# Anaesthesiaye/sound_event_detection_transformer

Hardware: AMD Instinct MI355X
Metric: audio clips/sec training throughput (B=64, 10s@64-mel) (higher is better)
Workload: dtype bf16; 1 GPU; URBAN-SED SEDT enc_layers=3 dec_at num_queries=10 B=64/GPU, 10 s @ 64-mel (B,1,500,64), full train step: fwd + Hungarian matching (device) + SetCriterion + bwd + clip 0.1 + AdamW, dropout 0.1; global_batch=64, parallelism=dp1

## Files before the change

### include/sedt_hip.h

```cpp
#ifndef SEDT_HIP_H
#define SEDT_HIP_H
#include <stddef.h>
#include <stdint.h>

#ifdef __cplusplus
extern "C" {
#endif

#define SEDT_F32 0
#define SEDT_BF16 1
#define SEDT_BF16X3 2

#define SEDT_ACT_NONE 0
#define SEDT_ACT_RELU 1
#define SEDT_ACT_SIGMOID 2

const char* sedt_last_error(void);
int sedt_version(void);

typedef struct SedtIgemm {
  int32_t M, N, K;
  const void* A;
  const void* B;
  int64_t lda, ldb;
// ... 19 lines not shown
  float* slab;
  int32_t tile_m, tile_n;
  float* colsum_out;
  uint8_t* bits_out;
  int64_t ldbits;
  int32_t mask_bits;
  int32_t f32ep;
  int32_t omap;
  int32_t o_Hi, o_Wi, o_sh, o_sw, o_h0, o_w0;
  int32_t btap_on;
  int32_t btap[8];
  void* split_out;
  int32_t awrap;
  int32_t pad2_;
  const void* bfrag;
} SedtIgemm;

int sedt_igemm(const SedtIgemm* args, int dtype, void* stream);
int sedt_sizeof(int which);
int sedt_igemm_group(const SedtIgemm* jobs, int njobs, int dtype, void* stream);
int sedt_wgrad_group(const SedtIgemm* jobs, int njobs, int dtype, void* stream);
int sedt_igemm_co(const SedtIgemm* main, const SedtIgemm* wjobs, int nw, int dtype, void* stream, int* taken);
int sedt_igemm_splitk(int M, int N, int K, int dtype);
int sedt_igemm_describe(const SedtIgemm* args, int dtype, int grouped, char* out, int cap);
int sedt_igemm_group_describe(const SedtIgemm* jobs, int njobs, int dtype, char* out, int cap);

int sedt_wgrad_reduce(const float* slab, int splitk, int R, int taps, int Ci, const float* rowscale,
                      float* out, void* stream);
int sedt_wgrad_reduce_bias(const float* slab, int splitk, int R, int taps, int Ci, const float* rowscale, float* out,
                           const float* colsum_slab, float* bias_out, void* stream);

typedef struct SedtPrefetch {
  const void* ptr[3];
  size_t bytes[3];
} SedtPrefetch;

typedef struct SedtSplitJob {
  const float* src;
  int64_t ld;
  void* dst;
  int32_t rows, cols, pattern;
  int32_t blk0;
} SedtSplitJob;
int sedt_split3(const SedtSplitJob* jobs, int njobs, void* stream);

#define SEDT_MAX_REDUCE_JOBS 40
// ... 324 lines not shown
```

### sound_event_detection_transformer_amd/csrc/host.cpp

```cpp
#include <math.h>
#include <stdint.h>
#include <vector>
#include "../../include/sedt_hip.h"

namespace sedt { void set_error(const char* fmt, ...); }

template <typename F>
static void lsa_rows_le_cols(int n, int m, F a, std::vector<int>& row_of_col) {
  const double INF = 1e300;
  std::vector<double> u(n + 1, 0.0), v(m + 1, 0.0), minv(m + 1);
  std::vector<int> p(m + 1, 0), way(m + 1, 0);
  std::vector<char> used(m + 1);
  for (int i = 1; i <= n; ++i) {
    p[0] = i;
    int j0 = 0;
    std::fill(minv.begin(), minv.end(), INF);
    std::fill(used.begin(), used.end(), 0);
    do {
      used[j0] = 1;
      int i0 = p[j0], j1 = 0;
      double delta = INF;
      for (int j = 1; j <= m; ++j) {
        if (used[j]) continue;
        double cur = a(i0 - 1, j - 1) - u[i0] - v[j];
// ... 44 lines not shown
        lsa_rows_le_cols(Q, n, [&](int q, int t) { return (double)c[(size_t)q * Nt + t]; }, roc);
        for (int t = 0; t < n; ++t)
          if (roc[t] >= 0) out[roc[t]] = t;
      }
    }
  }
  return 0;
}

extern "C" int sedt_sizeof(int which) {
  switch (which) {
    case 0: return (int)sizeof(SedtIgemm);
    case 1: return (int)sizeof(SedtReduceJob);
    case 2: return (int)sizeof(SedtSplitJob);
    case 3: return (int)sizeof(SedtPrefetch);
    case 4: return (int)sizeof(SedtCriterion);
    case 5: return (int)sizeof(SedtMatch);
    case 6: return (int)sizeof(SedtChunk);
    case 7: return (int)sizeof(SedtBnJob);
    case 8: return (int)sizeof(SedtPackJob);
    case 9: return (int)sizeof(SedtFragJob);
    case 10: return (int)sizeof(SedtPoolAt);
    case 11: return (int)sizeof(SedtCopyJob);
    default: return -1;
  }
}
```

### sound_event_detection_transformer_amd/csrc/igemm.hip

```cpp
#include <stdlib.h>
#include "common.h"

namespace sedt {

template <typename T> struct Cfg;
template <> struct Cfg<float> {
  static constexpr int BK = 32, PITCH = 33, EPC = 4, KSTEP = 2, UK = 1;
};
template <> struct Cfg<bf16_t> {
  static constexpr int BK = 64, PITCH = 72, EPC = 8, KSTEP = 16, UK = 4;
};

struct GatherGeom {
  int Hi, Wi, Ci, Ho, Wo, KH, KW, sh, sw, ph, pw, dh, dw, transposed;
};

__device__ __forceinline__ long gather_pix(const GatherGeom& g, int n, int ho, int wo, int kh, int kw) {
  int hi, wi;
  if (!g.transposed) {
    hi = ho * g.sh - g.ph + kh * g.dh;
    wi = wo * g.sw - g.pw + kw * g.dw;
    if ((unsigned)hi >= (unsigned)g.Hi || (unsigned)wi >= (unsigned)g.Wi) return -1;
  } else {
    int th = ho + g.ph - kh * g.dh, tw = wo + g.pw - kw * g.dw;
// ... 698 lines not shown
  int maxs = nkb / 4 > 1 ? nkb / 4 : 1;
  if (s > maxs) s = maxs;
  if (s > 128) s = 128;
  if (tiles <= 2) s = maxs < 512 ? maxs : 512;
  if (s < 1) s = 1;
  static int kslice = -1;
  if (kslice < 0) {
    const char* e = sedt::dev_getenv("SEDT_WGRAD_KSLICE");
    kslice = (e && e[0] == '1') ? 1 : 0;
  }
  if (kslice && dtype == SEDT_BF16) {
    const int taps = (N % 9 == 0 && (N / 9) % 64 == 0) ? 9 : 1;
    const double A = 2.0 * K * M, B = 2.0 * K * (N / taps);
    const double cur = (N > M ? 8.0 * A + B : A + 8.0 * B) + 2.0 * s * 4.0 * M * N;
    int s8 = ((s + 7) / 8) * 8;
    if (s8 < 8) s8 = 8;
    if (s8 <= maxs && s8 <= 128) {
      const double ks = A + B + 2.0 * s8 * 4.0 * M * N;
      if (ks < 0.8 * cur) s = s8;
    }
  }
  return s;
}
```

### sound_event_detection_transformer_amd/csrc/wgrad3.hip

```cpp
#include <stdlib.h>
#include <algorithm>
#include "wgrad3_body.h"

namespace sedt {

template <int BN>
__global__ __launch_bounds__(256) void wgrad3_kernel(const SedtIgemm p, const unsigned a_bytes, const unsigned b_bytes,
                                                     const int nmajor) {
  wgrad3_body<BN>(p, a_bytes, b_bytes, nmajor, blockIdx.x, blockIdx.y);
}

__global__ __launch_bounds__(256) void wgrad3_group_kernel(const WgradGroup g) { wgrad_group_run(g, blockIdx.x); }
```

------------------------------------------------------------------------

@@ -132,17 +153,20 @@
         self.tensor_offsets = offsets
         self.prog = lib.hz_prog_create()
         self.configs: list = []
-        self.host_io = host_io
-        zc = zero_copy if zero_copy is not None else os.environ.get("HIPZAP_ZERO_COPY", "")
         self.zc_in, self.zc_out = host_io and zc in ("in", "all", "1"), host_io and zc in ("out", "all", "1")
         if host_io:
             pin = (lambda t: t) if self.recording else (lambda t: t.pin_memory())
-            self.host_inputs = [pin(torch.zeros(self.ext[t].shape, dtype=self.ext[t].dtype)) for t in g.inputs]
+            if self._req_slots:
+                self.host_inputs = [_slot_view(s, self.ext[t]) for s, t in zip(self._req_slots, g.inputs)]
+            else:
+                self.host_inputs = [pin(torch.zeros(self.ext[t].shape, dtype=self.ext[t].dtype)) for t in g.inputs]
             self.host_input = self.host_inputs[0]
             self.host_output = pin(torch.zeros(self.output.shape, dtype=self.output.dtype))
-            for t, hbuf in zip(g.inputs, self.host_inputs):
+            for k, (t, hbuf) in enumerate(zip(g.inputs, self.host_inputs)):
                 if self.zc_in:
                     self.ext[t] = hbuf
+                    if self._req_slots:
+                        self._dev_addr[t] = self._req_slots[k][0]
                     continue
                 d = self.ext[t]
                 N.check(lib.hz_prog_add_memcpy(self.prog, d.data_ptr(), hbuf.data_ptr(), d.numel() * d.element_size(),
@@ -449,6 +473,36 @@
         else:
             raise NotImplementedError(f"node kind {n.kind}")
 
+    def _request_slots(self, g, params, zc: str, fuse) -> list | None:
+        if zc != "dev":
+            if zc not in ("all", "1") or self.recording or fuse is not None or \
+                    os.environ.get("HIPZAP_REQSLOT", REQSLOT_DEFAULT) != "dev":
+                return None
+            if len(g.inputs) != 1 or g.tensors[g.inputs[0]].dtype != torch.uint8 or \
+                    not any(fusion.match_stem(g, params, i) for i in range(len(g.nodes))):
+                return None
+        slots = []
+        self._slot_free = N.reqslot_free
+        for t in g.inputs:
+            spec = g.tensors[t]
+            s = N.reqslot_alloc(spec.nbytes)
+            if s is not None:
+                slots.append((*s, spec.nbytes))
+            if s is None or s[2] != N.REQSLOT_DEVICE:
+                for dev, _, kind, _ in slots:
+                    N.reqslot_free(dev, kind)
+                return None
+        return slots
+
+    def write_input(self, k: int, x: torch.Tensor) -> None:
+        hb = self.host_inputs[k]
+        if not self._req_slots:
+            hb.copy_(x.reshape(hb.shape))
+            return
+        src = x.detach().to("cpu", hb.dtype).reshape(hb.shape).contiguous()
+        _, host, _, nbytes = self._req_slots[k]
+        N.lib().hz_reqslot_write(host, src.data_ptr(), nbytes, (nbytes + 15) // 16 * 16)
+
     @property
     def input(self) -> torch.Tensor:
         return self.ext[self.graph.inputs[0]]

------------------------------------------------------------------------

What lines in the material above hold the string "prog"? List them.

         self.prog = lib.hz_prog_create()
                 N.check(lib.hz_prog_add_memcpy(self.prog, d.data_ptr(), hbuf.data_ptr(), d.numel() * d.element_size(),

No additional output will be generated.